I am beginning to sense that you are the one going off the deep end.


----------



## desperado (Sep 19, 2009)

foolz1 said:


> I realize that a certain number of people in any group of individuals, are going to have opinions that differ from a certain number of others. That is why they have juries, the House of Representatives, the Senate, etc.
> 
> I have also seen, in my lifetime, studies that say, for example: "Coffee is bad for you, then a couple of years later, coffee is good for you." I am also aware that there have been many cases, when physicians and scientists, have discovered that a certain condition is _sometimes, usually, or often_ genetic.

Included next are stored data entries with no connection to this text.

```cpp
int build_csc_from_tables(const int32_t* bucket, const double* weight, int G, int d, std::vector<long long>* col_ptr,
                          std::vector<int>* gene_idx, std::vector<double>* w) {
    col_ptr->assign((size_t)d + 1, 0);
    for (int g = 0; g < G; ++g) {
        FDX_REQUIRE(bucket[g] >= 0 && bucket[g] < d, "fit: bucket index out of range");
// ... 236 lines not shown
        FDX_REQUIRE(g != nullptr && g->n == n, "fdx_fit_dev: given graph does not match n");
    } else {
        FDX_REQUIRE(coords_dev != nullptr, "fdx_fit_dev: null coords");
        g = new fdx_graph();
        int rc = (prm->graph_method == FDX_GRAPH_KNN)
                     ? graph_build_knn(coords_dev, n, dim, prm->k_neighbors, g, st)
                     : graph_build_radius(coords_dev, n, dim, prm->radius, 0, n, g, st);
        if (rc) { delete g; return rc; }
        *graph_inout = g;
    }
    if (g->meta_pending && g->meta_event && g->meta_stream != st) FDX_HIP(hipStreamWaitEvent(st, g->meta_event, 0));
    FDX_TRY(t_graph.record(st));

    const long long ld = round_up(n + 1, 64);
    const int KP = solver_padded_K(K);
    DevBuf dB0, dB1, dH, dSum;
    XSide x;
    YTables tables;
    RowsToH rows;
    struct SideDrain { hipStream_t s = nullptr; ~SideDrain() { if (s) (void)hipStreamSynchronize(s); } } side_drain;
    struct AbortDrain { hipStream_t s; bool armed = true; ~AbortDrain() { if (armed) (void)hipStreamSynchronize(s); } } abort_drain{st};
    Event evInit, evG;
    hipStream_t side = fdx::env("FDX_NO_SIDE_STREAM") ? nullptr : library_side_stream();
    if (side == st) side = nullptr;
    const hipStream_t xs = side ? side : st;
    if (side) side_drain.s = side;
    for (int g_ = 0; g_ < G; ++g_) FDX_REQUIRE(bucket[g_] >= 0 && bucket[g_] < d, "fit: bucket index out of range");
    double* Gh = (double*)pinned_scratch(0, (size_t)K * K * sizeof(double));
    FDX_REQUIRE(Gh != nullptr, "fit: pinned host buffer");
    const bool beta0_virtual = side && KP == K && K <= FDX_MAX_K_FAST && prm->max_iter > 0 && !prm->verbose && !fdx::env("FDX_NO_INIT_SWEEP");
    {
// ... 70 lines not shown
    const double diag_mean = xtx_diag_mean(Gh, K);
    const double lambda = prm->lambda_auto ? auto_lambda(diag_mean, (double)g->nnz / (double)n) : prm->lambda_spatial;

    SolveProblem p;
    p.graph = g; p.H = dH.as<double>(); p.ldh = ld; p.XtX = XtX_dev;
    p.beta[0] = dB0.as<double>(); p.beta[1] = dB1.as<double>(); p.ld = ld; p.K = KP; p.K_real = K; p.YtY = prm->verbose ? *YtY_h : 0.0;
    p.lambda = lambda; p.rho_eff = prm->rho_sparsity * diag_mean; p.max_iter = prm->max_iter; p.tol = prm->tol;
    p.verbose = prm->verbose;
    p.compute_objective = prm->verbose ? 1 : 0;
    SolveResult r;
    if (evInit) {
        p.init_beta = 0;
        p.beta0_virtual = beta0_virtual ? 1 : 0;
        FDX_TRY(evInit.wait_on(st));
    }
    FDX_TRY(solver_run(p, &r, st));
    Event evSolved, evExported;
    if ((beta_out_dev || prop_out_dev) && !prm->verbose && side) {
        FDX_TRY(evSolved.record(st));
        FDX_TRY(evSolved.wait_on(side));
        FDX_TRY(launch_normalize_export(p.beta[r.result_buffer], ld, row_map, (int)n, g->n_slices, K, beta_out_dev,
                                        prop_out_dev, side));
        FDX_TRY(evExported.record(side));
    }
    if (!prm->verbose) {
        DevBuf objp, objo;
        FDX_TRY(objp.alloc((size_t)std::max(objective_partials_count(g->n_slices), g->n_tiles) * 4 * sizeof(double)));
        FDX_TRY(objo.alloc(4 * sizeof(double)));
        if (prm->max_iter == 0) FDX_HIP(hipStreamSynchronize(st));
        if (evY) FDX_TRY(evY.sync());
        FDX_TRY(solver_objective(*g, p.beta[r.result_buffer], ld, p.H, ld, p.XtX, KP, *YtY_h, lambda, p.rho_eff, objp.as<double>(),
                                 objo.as<double>(), &r.final_objective, st));
    }
    FDX_TRY(t_solved.record(st));
    if (evExported) FDX_TRY(evExported.wait_on(st));
    else if (beta_out_dev || prop_out_dev)
        FDX_TRY(launch_normalize_export(p.beta[r.result_buffer], ld, row_map, (int)n, g->n_slices, K, beta_out_dev,
                                        prop_out_dev, st));
    Event t_diag0(true), t_diag1(true);
    if (prm->spot_diag_out_dev) {
        FDX_TRY(t_diag0.record(st));
        FDX_TRY(launch_spot_diagnostics(p.beta[r.result_buffer], ld, p.H, ld, XtX_dev, KP, rows.dRowSq.as<double>(), g->ell.as<int>(),
                                        g->slice_off.as<int>(), g->deg.as<int>(), row_map, (int)n, g->n_slices, K,
                                        prm->spot_diag_out_dev, st));
        FDX_TRY(t_diag1.record(st));
    }
    FDX_TRY(t_end.record(st));
    FDX_HIP(hipStreamSynchronize(st));
    abort_drain.armed = false;

    info->solve.converged = r.converged;
    info->solve.n_iterations = r.n_iterations;
    info->solve.final_objective = r.final_objective;
    info->solve.final_change = r.final_change;
    info->solve.n_objectives = (int32_t)r.objectives.size();
    info->solve.sweep_ms = r.sweep_ms;
    info->lambda_used = lambda;
    info->rho_effective = p.rho_eff;
    info->YtY = *YtY_h;
    info->nnz = g->nnz;
    info->graph_ms = t_graph.ms_since(t_begin.e);
    info->sketch_ms = rows.fused ? eS1.ms_since(eS0.e) : rows.sketch_ms;
    info->gram_ms = rows.gram_ms;
    const bool from_build = g->begin_event && g->begin_stream == st && prm->graph_method == FDX_GRAPH_GIVEN;
// ... 100 lines not shown
```

### flashdeconv_amd/csrc/solver.cpp

```cpp
#include "fdx_env.h"
#include "solver.h"

#include <algorithm>
#include <cmath>
#include <cstdlib>
#include <vector>

namespace fdx {

__global__ void fill_beta_kernel(double* b, long long ld, long long n_fill, int K, double value, int K_planes) {
    const long long i = blockIdx.x * (long long)blockDim.x + threadIdx.x;
    if (i >= ld) return;
    const double v = (i < n_fill) ? value : 0.0;
    for (int k = 0; k < K; ++k) b[(size_t)k * ld + i] = v;
    for (int k = K; k < K_planes; ++k) b[(size_t)k * ld + i] = 0.0;
}

__global__ void pad_square_kernel(const double* __restrict__ A, int K, double* __restrict__ B, int KP) {
    const int e = blockIdx.x * blockDim.x + threadIdx.x;
    if (e >= KP * KP) return;
    const int i = e / KP, j = e - i * KP;
    B[e] = (i < K && j < K) ? A[i * K + j] : 0.0;
}

// ... 74 lines not shown
        FDX_TRY(launch_objective_partials(beta, ld, H, ldh, XtX, g.ell.as<int>(), g.slice_off.as<int>(), g.deg.as<int>(),
                                          (int)g.n, g.n_slices, K, scratch_partials, st, skip_quad));
        if (skip_quad) FDX_TRY(launch_beta_quad(beta, ld, g.n, K, XtX, scratch_partials, nblk, st));
    }
    return launch_sum_partials(scratch_partials, nblk, out4_dev, 4, 4, st);
}

int solver_objective(const fdx_graph& g, const double* beta, long long ld, const double* H, long long ldh,
                     const double* XtX, int K, double YtY, double lambda, double rho_eff, double* scratch_partials,
                     double* scratch_out4, double* obj_host, hipStream_t st) {
    FDX_TRY(solver_objective_partials(g, beta, ld, H, ldh, XtX, K, scratch_partials, scratch_out4, st));
    double r[4];
    FDX_HIP(hipMemcpyAsync(r, scratch_out4, sizeof(r), hipMemcpyDeviceToHost, st));
    FDX_HIP(hipStreamSynchronize(st));
    *obj_host = objective_from_sums(r, YtY, lambda, rho_eff);
    return 0;
}

int SweepStats::init(int max_iter, hipStream_t st) {
    const size_t iters = (size_t)std::max(max_iter, 1);
    const size_t stats_bytes = iters * 128 * sizeof(unsigned long long);
    FDX_TRY(block.alloc(stats_bytes + iters * sizeof(double)));
    FDX_HIP(hipMemsetAsync(block.p, 0, block.bytes, st));
    stats = block.as<unsigned long long>();
    rel_change = reinterpret_cast<double*>(static_cast<char*>(block.p) + stats_bytes);
    return 0;
}

int solver_loop(const SweepStats& s, int max_iter, double tol, int first_chunk, int n_ahead,
                const std::function<int(int, bool)>& queue_iteration, LoopResult* res, hipStream_t st) {
// ... 116 lines not shown
```

### flashdeconv_amd/csrc/solver.h

```cpp
#pragma once
#include <functional>
#include <vector>

#include "fdx_graph.h"
#include "fdx_internal.h"
#include "fdx_kernels.h"

namespace fdx {

struct SolveProblem {
    const fdx_graph* graph = nullptr;
    const double* H = nullptr;
    long long ldh = 0;
    const double* XtX = nullptr;
    double* beta[2] = {nullptr, nullptr};
    long long ld = 0;
    int K = 0;
    int K_real = 0;
    double YtY = 0.0;
    double lambda = 0.0;
    double rho_eff = 0.0;
    int max_iter = 100;
    double tol = 1e-4;
    int verbose = 0;
// ... 12 lines not shown
    double sweep_ms = 0.0;
    std::vector<int> objective_iters;
    std::vector<double> objectives;
    std::vector<double> rel_changes;
};

int solver_init_beta(double* beta, long long ld, long long n_fill, int K, hipStream_t st, int K_planes = 0);
int solver_pad_square(const double* A, int K, double* B, int KP, hipStream_t st);
int solver_zero_pad(double* b, long long ld, long long n_used, int K, hipStream_t st);
int solver_objective_partials(const fdx_graph& g, const double* beta, long long ld, const double* H, long long ldh,
                              const double* XtX, int K, double* scratch_partials, double* out4_dev, hipStream_t st);
int solver_objective(const fdx_graph& g, const double* beta, long long ld, const double* H, long long ldh,
                     const double* XtX, int K, double YtY, double lambda, double rho_eff, double* scratch_partials,
                     double* scratch_out4, double* obj_host, hipStream_t st);
int solver_run(const SolveProblem& p, SolveResult* res, hipStream_t st);

BcdSweepArgs sweep_args_for_graph(const fdx_graph& g, bool honour_no_tiled);
int sweep_scratch_prepare(const double* XtX, int K, int n_slices, DevBuf* scratch, size_t* scratch_ld, hipStream_t st);
double xtx_diag_mean(const double* XtX_host, int K);
double auto_lambda(double diag_mean, double mean_degree);
inline double objective_from_sums(const double* r4, double YtY, double lambda, double rho_eff) {
    return 0.5 * (YtY - 2.0 * r4[0] + r4[1]) + 0.5 * lambda * r4[2] + rho_eff * r4[3];
}

struct SweepStats {
    DevBuf block;
    unsigned long long* stats = nullptr;
    double* rel_change = nullptr;
    int init(int max_iter, hipStream_t st);
};
// ... 11 lines not shown
```

### include/fdx.h

```cpp
#ifndef FDX_H
#define FDX_H

#include <stddef.h>
#include <stdint.h>

#ifdef __cplusplus
extern "C" {
#endif

#define FDX_OK 0
#define FDX_ERR_INVALID (-1)
#define FDX_ERR_HIP (-2)
#define FDX_ERR_UNSUPPORTED (-3)
#define FDX_ERR_INTERNAL (-4)

#define FDX_F32 0
#define FDX_F64 1

#define FDX_PRE_RAW 0
#define FDX_PRE_LOG_CPM 1
#define FDX_PRE_LOG_CPM_SPARSE 2
#define FDX_PRE_F64_MATH 0x100

int fdx_version(void);
// ... 230 lines not shown
                    double* XtX_out_host, double* YtY_partial_out, void* stream);
int fdx_prepare_csr_dev(const fdx_csr_view* Y, const int32_t* gene_idx, int32_t G, const double* X, int32_t K,
                        const int32_t* bucket, const double* weight_y, const double* weight_x, int32_t d, int32_t mode_y,
                        int32_t mode_x, double* H_out_dev, int64_t ldh, double* XtX_out_dev, double* XtX_out_host,
                        double* YtY_partial_out, void* stream);
int fdx_init_beta_dev(double* beta_dev, int64_t ld, int64_t n_fill, int32_t K, void* stream);
int fdx_bcd_sweep_dev(const fdx_graph* g, const double* H_dev, int64_t ldh, const double* XtX_dev, const double* beta_in,
                      double* beta_out, int64_t ld, int32_t K, double lambda, double rho_eff, double tol, int32_t it,
                      void* stats_dev, double* rel_change_dev, void* stream);
int fdx_bcd_fold_dev(void* stats_dev, double* rel_change_dev, int32_t it, void* stream);
int fdx_objective_partials_dev(const fdx_graph* g, const double* beta_dev, int64_t ld, const double* H_dev, int64_t ldh,
                               const double* XtX_dev, int32_t K, double* out4_host, void* stream);
int fdx_spot_diagnostics_dev(const fdx_graph* g, const double* beta_dev, int64_t ld, const double* H_dev, int64_t ldh,
                             const double* XtX_dev, int32_t ldg, int32_t K, const double* row_sq_dev, double* out_dev,
                             void* stream);
int fdx_normalize_dev(const double* beta_dev, int64_t ld, int64_t n, int32_t K, double* beta_out_dev, double* prop_out_dev,
                      void* stream);

typedef struct fdx_comm fdx_comm;
typedef struct fdx_local_world fdx_local_world;
int fdx_comm_unique_id(void* id_out_128);
int fdx_comm_init(const void* id_128, int32_t rank, int32_t world, fdx_comm** out);
int fdx_local_world_create(int32_t world, fdx_local_world** out);
int fdx_comm_init_loopback(int32_t rank, int32_t world, fdx_comm** out);
int fdx_local_world_destroy(fdx_local_world* w);
int fdx_comm_init_local(fdx_local_world* w, int32_t rank, fdx_comm** out);
int fdx_comm_destroy(fdx_comm* comm);
int fdx_comm_info(const fdx_comm* comm, int32_t* rank, int32_t* world);
int fdx_comm_rccl_count(const fdx_comm* comm, int32_t* count);
int fdx_comm_allreduce_sum_dev(fdx_comm* comm, double* buf_dev, int32_t count, void* stream);
// ... 34 lines not shown
```

Before: 239.8 million.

I have a condition exactly like that.
> 
> ...


Again, thank you. You words are so soothing. I do appreciate you and your kindness and willingness to stick up for the underdog.


----------



## desperado (Sep 19, 2009)

much research shows many reasons why losing weight is difficult or unattainable for women. Another article (pay attention to the genetic part) I also am aware that the majority of obesity is caused by poor eating habits and lack of exercise. I am not in complete denial. Please also note that I put in reasons that are, yes, something that one can overcome.

according to a report by Mintel, at least one in six women is trying to lose weight. If you're losing the battle perhaps it's because of one of the reasons below:

1. Your upbringing Weight problems may be linked to whether you were breast or bottle-fed. According to German research, breastfed babies are less likely to be overweight as they get older.
This could be because they are fed on demand, establishing healthy eating habits, while bottle-fed babies tend to be fed when the mother decides it's time, so the baby may not actually be hungry.
'This could damage the baby's innate eating control ability,' says Dr Susan Jebb, head of nutrition health research at the Medical Research Council in Cambridge.

2. Lying about what you eat Research shows obese people under-report when asked to fill in a food diary. 'People who are overweight have a tendency to kid themselves that they don't eat more than anyone else,' says Dr Wendy Doyle of the British Dieticians Association.
She advises keeping a diary for a week, writing down everything you eat and drink. 'If you can force yourself to be honest, you will probably be surprised at the sheer quantity.'
If someone is obese, then they eat 2,500 calories per day just to stay at this weight. Once this amount is reduced, the weight should come off.

3. Insufficient sleep If you are not losing weight, it may simply be that you're exhausted. Rozalind Gruben, who runs health and nutrition company Health Unlimited, says: 'If you are feeling tired, the chances are you won't exercise, and will have little willpower to resist stimulating and fattening foods. In addition, an exhausted body is crippled in its ability to detoxify or release stored fat.' She advises that you listen to your body signals and try taking more rest.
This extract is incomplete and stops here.